5) Demonstrate how to predict the remainder from a partial snippet.
"""


'\nConversation Prediction from CSV in a Jupyter Notebook.\n\nSteps:\n1) Read the CSV data containing columns:\n   CONVERSATION_ID, CONVERSATION_STEP, TEXT, CONTEXT, LABEL\n2) For each conversation_id, sort by conversation_step, \n   then build partial -> remainder pairs.\n3) Tokenize the text (simple approach or real subword approach).\n4) Train a minimal encoder-decoder Transformer on partial->remainder.\n5) Demonstrate how to predict the remainder from a partial snippet.\n'

In [2]:
# ========================================
# 1) Imports
# ========================================
import pandas as pd
import math
import torch
import torch.nn as nn
import torch.nn.functional as F
from torch.utils.data import Dataset, DataLoader
import random

device = torch.device("cuda" if torch.cuda.is_available() else "cpu")
print("Using device:", device)


Using device: cpu


In [4]:
# ========================================
# 2) Read the CSV & Build Partial->Remainder
# ========================================


def build_convo_pairs_from_csv(csv_path, partial_ratio=0.5):
    df = pd.read_csv(csv_path)
    # Group by conversation ID
    data_pairs = []
    for convo_id, group in df.groupby("CONVERSATION_ID"):
        group_sorted = group.sort_values("CONVERSATION_STEP")
        # Grab the TEXT column in order
        texts = group_sorted["TEXT"].tolist()

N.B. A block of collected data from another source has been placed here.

struct TileSet {
    int n32;
    int narrow, wide;
    int small;
    int64_t small_max;
    int small_k32;
};
constexpr TileSet kGenericTiles = {CFG("128x32x16"), CFG("128x64x16"), CFG("128x128x16"), -1, 0, -1};
constexpr TileSet kFp32Tiles = {CFG("fast128x32x16w4c"), CFG("fast128x64x16w5c"), CFG("fast128x128x16w4c"), CFG("fast64x64x16w8c"), 1280, -1};
constexpr TileSet kP6Tiles = {CFG("split128x32x16p6o"), CFG("split128x64x16p6o"), CFG("split128x128x16p6o"), CFG("split64x64x16p6o"), 768, CFG("split64x64x32p6o")};
constexpr TileSet kP9Tiles = {CFG("split128x32x16p9m"), CFG("split128x64x16p9"), CFG("split128x128x16p9m"), CFG("split64x64x16p9m"), 768, CFG("split64x64x32p9m")};
constexpr TileSet kP1Tiles = {-1, CFG("split128x64x32p1o"), CFG("split128x128x32p1o"), CFG("split64x64x32p1o"), 768, -1};

int64_t tiles128(const MitConvGemm &p, int64_t M) { return ((M + 127) / 128) * ((p.N + 63) / 64); }

int ladder(const TileSet &s, const MitConvGemm &p, int64_t M, int exact = -1) {
    if (p.N <= 32 && s.n32 >= 0) return s.n32;
    const int rem = p.N % 128;
    int c = (p.N <= 64 || (rem != 0 && rem <= 64)) ? s.narrow : s.wide;
    if (exact >= 0) c = exact;
    if (s.small >= 0 && p.Z == 1 && tiles128(p, M) < s.small_max) {
        c = s.small;
        if (s.small_k32 >= 0 && ((M + 63) / 64) * ((p.N + 63) / 64) <= 512 && split_eligible(p, 32)) c = s.small_k32;
    }
    return c;
}

int exact_n_p6(const MitConvGemm &p) {
    if (p.Z != 1) return -1;
    const int K = p.ntaps * p.Cin;
    if ((p.N == 160 || p.N == 320) && K >= 512) return CFG("split128x160x16p6o");
    if (p.N > 64 && p.N <= 96 && K >= 256) return CFG("split128x96x16p6o");
    if (p.N == 192 && K >= 256) return CFG("split128x192x16p6o");
    return -1;
}

int pick_cfg(const MitConvGemm &p, int64_t M) {
    if (p.nprod == 1) {
        if (!split_eligible(p, 32)) return buf_form(p, CFG("split64x64x16p1o"));
        return buf_form(p, ladder(kP1Tiles, p, M, p.N % 192 == 0 ? CFG("split128x192x32p1o") : -1));
    }
    if (gemv_eligible(p, 16)) return p.N == 1 ? CFG("gemv16n1") : CFG("gemv16");
    if (gemv_eligible(p, 4)) return p.N == 1 ? CFG("gemv4n1") : CFG("gemv4");
    const int mode = gemm_mode_now();
    if ((mode == 6 || mode == 9) && p.w_split && split_eligible(p, 16) && tiles128(p, M) * p.Z >= split_min_now())
        return buf_form(p, mode == 6 ? ladder(kP6Tiles, p, M, exact_n_p6(p)) : ladder(kP9Tiles, p, M));
    if (!fast_eligible(p, 16)) return ladder(kGenericTiles, p, M);
    if (p.N > 32 && M > 128 && M <= 192 && p.Z >= 8) return CFG("fast192x64x16w4c");
    return ladder(kFp32Tiles, p, M);
}

struct ProbeRec {
    hipEvent_t start, stop;
    int cfg;
    double exec_flops, alg_flops;
    int M, N, K, ntaps, Z, act;
    double wino_bytes;
};
std::mutex g_probe_mu;
bool g_probe_on = false;
std::vector<ProbeRec> g_probe;
thread_local double g_next_alg_flops = -1.0;

}

extern "C" int mit_prof_enable(int on) {
    std::lock_guard<std::mutex> lk(g_probe_mu);
    for (auto &r : g_probe) {
        (void)hipEventDestroy(r.start);
        (void)hipEventDestroy(r.stop);
    }
    g_probe.clear();
    g_probe_on = on != 0;
    mit_probe_reset(on != 0);
    return 0;
}

extern "C" int mit_prof_tag_next(double alg_flops) {
    g_next_alg_flops = alg_flops;
    return 0;
}

extern "C" int mit_prof_dump(const char *path) {
    if (!path) return mit_set_error("mit_prof_dump: null path");
    std::lock_guard<std::mutex> lk(g_probe_mu);
    FILE *f = fopen(path, "w");
    if (!f) return mit_set_error("mit_prof_dump: cannot open %s", path);
    fprintf(f, "tile,M,N,K,taps,Z,act,ms,exec_flops,alg_flops,wino_bytes\n");
    for (auto &r : g_probe) {
        float ms = 0.f;
        if (hipEventSynchronize(r.stop) != hipSuccess || hipEventElapsedTime(&ms, r.start, r.stop) != hipSuccess) {
            fclose(f);
            return mit_set_error("mit_prof_dump: event query failed");
        }
        fprintf(f, "%s,%d,%d,%d,%d,%d,%d,%.6f,%.0f,%.0f,%.0f\n", kCfgs[r.cfg].name, r.M, r.N, r.K, r.ntaps, r.Z, r.act, ms, r.exec_flops,
                r.alg_flops, r.wino_bytes);
    }
    fclose(f);
    return 0;
}

extern "C" int mit_prof_read(MitProfStat *stats, int max_cfgs, int *n_cfgs) {
    if (!stats || !n_cfgs) return mit_set_error("mit_prof_read: null");
    std::lock_guard<std::mutex> lk(g_probe_mu);
    const int n = max_cfgs < kNumCfgs ? max_cfgs : kNumCfgs;
    for (int i = 0; i < n; ++i) {
        stats[i].launches = 0;
        stats[i].ms = stats[i].exec_flops = stats[i].alg_flops = 0.0;
    }
    for (auto &r : g_probe) {
        MIT_CHECK_HIP(hipEventSynchronize(r.stop));
        float ms = 0.f;
        MIT_CHECK_HIP(hipEventElapsedTime(&ms, r.start, r.stop));
        if (r.cfg < n) {
            stats[r.cfg].launches += 1;
            stats[r.cfg].ms += ms;
            stats[r.cfg].exec_flops += r.exec_flops;
            stats[r.cfg].alg_flops += r.alg_flops;
        }
    }
    *n_cfgs = n;
    return 0;
}

extern "C" const char *mit_conv_gemm_config_name(int cfg) {
    if (cfg < 0 || cfg >= kNumCfgs) return nullptr;
    return kCfgs[cfg].name;
}

extern "C" const char *mit_conv_gemm_config_kernel(int cfg) {
    if (cfg < 0 || cfg >= kNumCfgs) return nullptr;
    return kCfgs[cfg].kernel;
}

namespace {
bool map_vec_ok(const MitTensorMap &m, bool split_ok = false) {
    if (m.nsplit != 0 && !(split_ok && !(m.nsplit & 3) && !(m.nhi & 3))) return false;
    return !(reinterpret_cast<uintptr_t>(m.base) & 15) && !((m.zs1 | m.zs0 | m.bs | m.ys | m.xs) & 3);
}
bool vec_epilogue_ok(const MitConvGemm &p) {
    if ((p.N & 3) || !map_vec_ok(p.c, true)) return false;
    if (p.pre.base && !map_vec_ok(p.pre)) return false;
    if (p.post.base && !map_vec_ok(p.post)) return false;
    if (p.lut_rows && ((p.lut_ld & 3) || (reinterpret_cast<uintptr_t>(p.lut1) & 15) || (reinterpret_cast<uintptr_t>(p.lut2) & 15))) return false;
    return !(reinterpret_cast<uintptr_t>(p.scale) & 15) && !(reinterpret_cast<uintptr_t>(p.bias) & 15);
}

int64_t list_rows(const MitConvGemm &p) { return (int64_t)p.NB * ((p.Ho + 7) / 8) * ((p.Wo + 7) / 8) * 64; }
int64_t rows_of(const MitConvGemm &p) { return p.live_blocks ? list_rows(p) : (int64_t)p.NB * p.Ho * p.Wo; }

int validate(const MitConvGemm *d, MitConvGemm &p) {
    if (!d) return mit_set_error("mit_conv_gemm: null descriptor");
    p = *d;
    if (p.act & MIT_ACT_VEC_OK) return mit_set_error("mit_conv_gemm: reserved activation bits set");
    if (vec_epilogue_ok(p)) p.act |= MIT_ACT_VEC_OK;
    if (!p.a || !p.w || !p.c.base) return mit_set_error("mit_conv_gemm: null operand");
    if (p.Cin <= 0 || (p.Cin & 3)) return mit_set_error("mit_conv_gemm: Cin must be a positive multiple of 4 (got %d)", p.Cin);
    if ((p.ldw & 3) || (p.Nw & 3)) return mit_set_error("mit_conv_gemm: ldw/Nw must be multiples of 4 (ldw=%lld Nw=%d)", (long long)p.ldw, p.Nw);
    if (p.ntaps <= 0 || p.ntaps > MIT_MAX_TAPS) return mit_set_error("mit_conv_gemm: ntaps %d out of range", p.ntaps);
    if (p.NB <= 0 || p.Ho <= 0 || p.Wo <= 0 || p.N <= 0 || p.Z <= 0 || p.zdiv <= 0)
        return mit_set_error("mit_conv_gemm: empty problem");
    if ((reinterpret_cast<uintptr_t>(p.a) & 15) || (reinterpret_cast<uintptr_t>(p.w) & 15))
        return mit_set_error("mit_conv_gemm: operands must be 16-byte aligned");
    if ((p.a_xs & 3) || (p.a_ys & 3) || (p.a_bs & 3) || (p.a_zs0 & 3) || (p.a_zs1 & 3) || (p.w_zs0 & 3) || (p.w_zs1 & 3))
        return mit_set_error("mit_conv_gemm: strides must be multiples of 4 elements");
    for (int t = 0; t < p.ntaps; ++t)
        if (p.tap_off[t] & 3) return mit_set_error("mit_conv_gemm: tap_off must be multiples of 4");
    if (p.pad_mode == MIT_PAD_REFLECT) {
        for (int t = 0; t < p.ntaps; ++t) {
            int ady = p.tap_dy[t] < 0 ? -p.tap_dy[t] : p.tap_dy[t];
            int adx = p.tap_dx[t] < 0 ? -p.tap_dx[t] : p.tap_dx[t];
            if (ady >= p.Hi || adx >= p.Wi) return mit_set_error("mit_conv_gemm: reflect pad larger than input");
        }
    }
    if ((int64_t)p.NB * p.Ho * p.Wo > 0x7fffffffLL) return mit_set_error("mit_conv_gemm: M too large");
    if (p.lut_rows) {
        if (!p.lut1 || !p.lut2 || p.lut_ld < p.N) return mit_set_error("mit_conv_gemm: lut_rows needs lut1, lut2 and lut_ld >= N");
        if (p.Z != 1) return mit_set_error("mit_conv_gemm: the row-lookup epilogue is for Z == 1 launches");
        if (p.lut_ld > 0x7fff) return mit_set_error("mit_conv_gemm: lut_ld too large (row offsets are 16-bit row x lut_ld in 32 bits)");
    }
    if (p.live_blocks || p.live_start) {
        if (!p.live_blocks || !p.live_start) return mit_set_error("mit_conv_gemm: a live-block list needs live_blocks and live_start");
        if ((reinterpret_cast<uintptr_t>(p.live_blocks) | reinterpret_cast<uintptr_t>(p.live_start)) & 3) return mit_set_error("mit_conv_gemm: live_blocks / live_start must be 4-byte aligned");
        if (p.Z != 1) return mit_set_error("mit_conv_gemm: a live-block list is for Z == 1 launches");
        if (p.lut_rows) return mit_set_error("mit_conv_gemm: a live-block list together with lut_rows is not implemented");
        if (p.live_img0 < 0) return mit_set_error("mit_conv_gemm: live_img0 must be >= 0 (got %d)", p.live_img0);
        if (list_rows(p) > 0x7fffffffLL) return mit_set_error("mit_conv_gemm: M too large");
    } else if (p.live_img0 != 0) {
        return mit_set_error("mit_conv_gemm: live_img0 without a live-block list");
    }
    if (p.wino_m) {
        if (!p.live_blocks) return mit_set_error("mit_conv_gemm: wino_m needs the 8 x 8 block row order (live_blocks / live_start; list every block for a dense layer)");
        if (p.ntaps != 1 || p.sy != 1 || p.sx != 1) return mit_set_error("mit_conv_gemm: wino_m is for one tap with stride 1 (got %d taps, stride %d x %d)", p.ntaps, p.sy, p.sx);
        if (p.pre.base) return mit_set_error("mit_conv_gemm: wino_m together with a pre operand is not implemented");
        if (p.c.nsplit || (p.post.base && p.post.nsplit)) return mit_set_error("mit_conv_gemm: wino_m with a column-split map is not implemented");
        if ((p.N & 3) || p.wino_n != p.N) return mit_set_error("mit_conv_gemm: wino_m needs N %% 4 == 0 and wino_n == N (N=%d wino_n=%d)", p.N, p.wino_n);
        if (p.wino_th != (p.Ho + 3) / 4 || p.wino_tw != (p.Wo + 3) / 4)
            return mit_set_error("mit_conv_gemm: wino_th x wino_tw must be ceil(Ho / 4) x ceil(Wo / 4) (got %d x %d for %d x %d)", p.wino_th, p.wino_tw, p.Ho, p.Wo);
        if (p.wino_zs < (int64_t)p.NB * p.wino_th * p.wino_tw * p.wino_n) return mit_set_error("mit_conv_gemm: wino_zs is shorter than one slice of tiles (NB * wino_th * wino_tw * wino_n)");
        if (reinterpret_cast<uintptr_t>(p.wino_m) & 3) return mit_set_error("mit_conv_gemm: wino_m must be 4-byte aligned");
    }
    if (p.Z > 65535) return mit_set_error("mit_conv_gemm: Z too large");
    if (p.nprod != 0 && p.nprod != 1) return mit_set_error("mit_conv_gemm: nprod must be 0 (the GEMM mode) or 1 (one bf16 product) (got %d)", p.nprod);
    if (p.nprod == 1 && !p.w_split) return mit_set_error("mit_conv_gemm: nprod = 1 needs w_split (mit_gemm_split_pack): there is no fp32 fallback for a requested precision");
    return 0;
}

        if len(texts) < 2:
            # If a conversation is too short, skip or handle differently
            continue

        # partial: first partial_ratio portion
        cutoff = max(1, int(len(texts) * partial_ratio))
        partial_list = texts[:cutoff]
        remainder_list = texts[cutoff:]

        partial_str = "\n".join(partial_list)
        remainder_str = "\n".join(remainder_list) if remainder_list else ""

        data_pairs.append({
            "partial": partial_str.strip(),
            "remainder": remainder_str.strip()
        })
    return data_pairs

csv_path = "C:/Users/DELL/Desktop/VOIP_Phishing_Attacks/Repos/convoPredict/conversation-prediction/FINAL_DATASET2.csv"  # <-- update with your CSV path

conversation_data = build_convo_pairs_from_csv(csv_path, partial_ratio=0.5)

print("Number of partial->remainder pairs:", len(conversation_data))
# Peek at one example
if len(conversation_data) > 0:
    print("Example pair:\n", conversation_data[0])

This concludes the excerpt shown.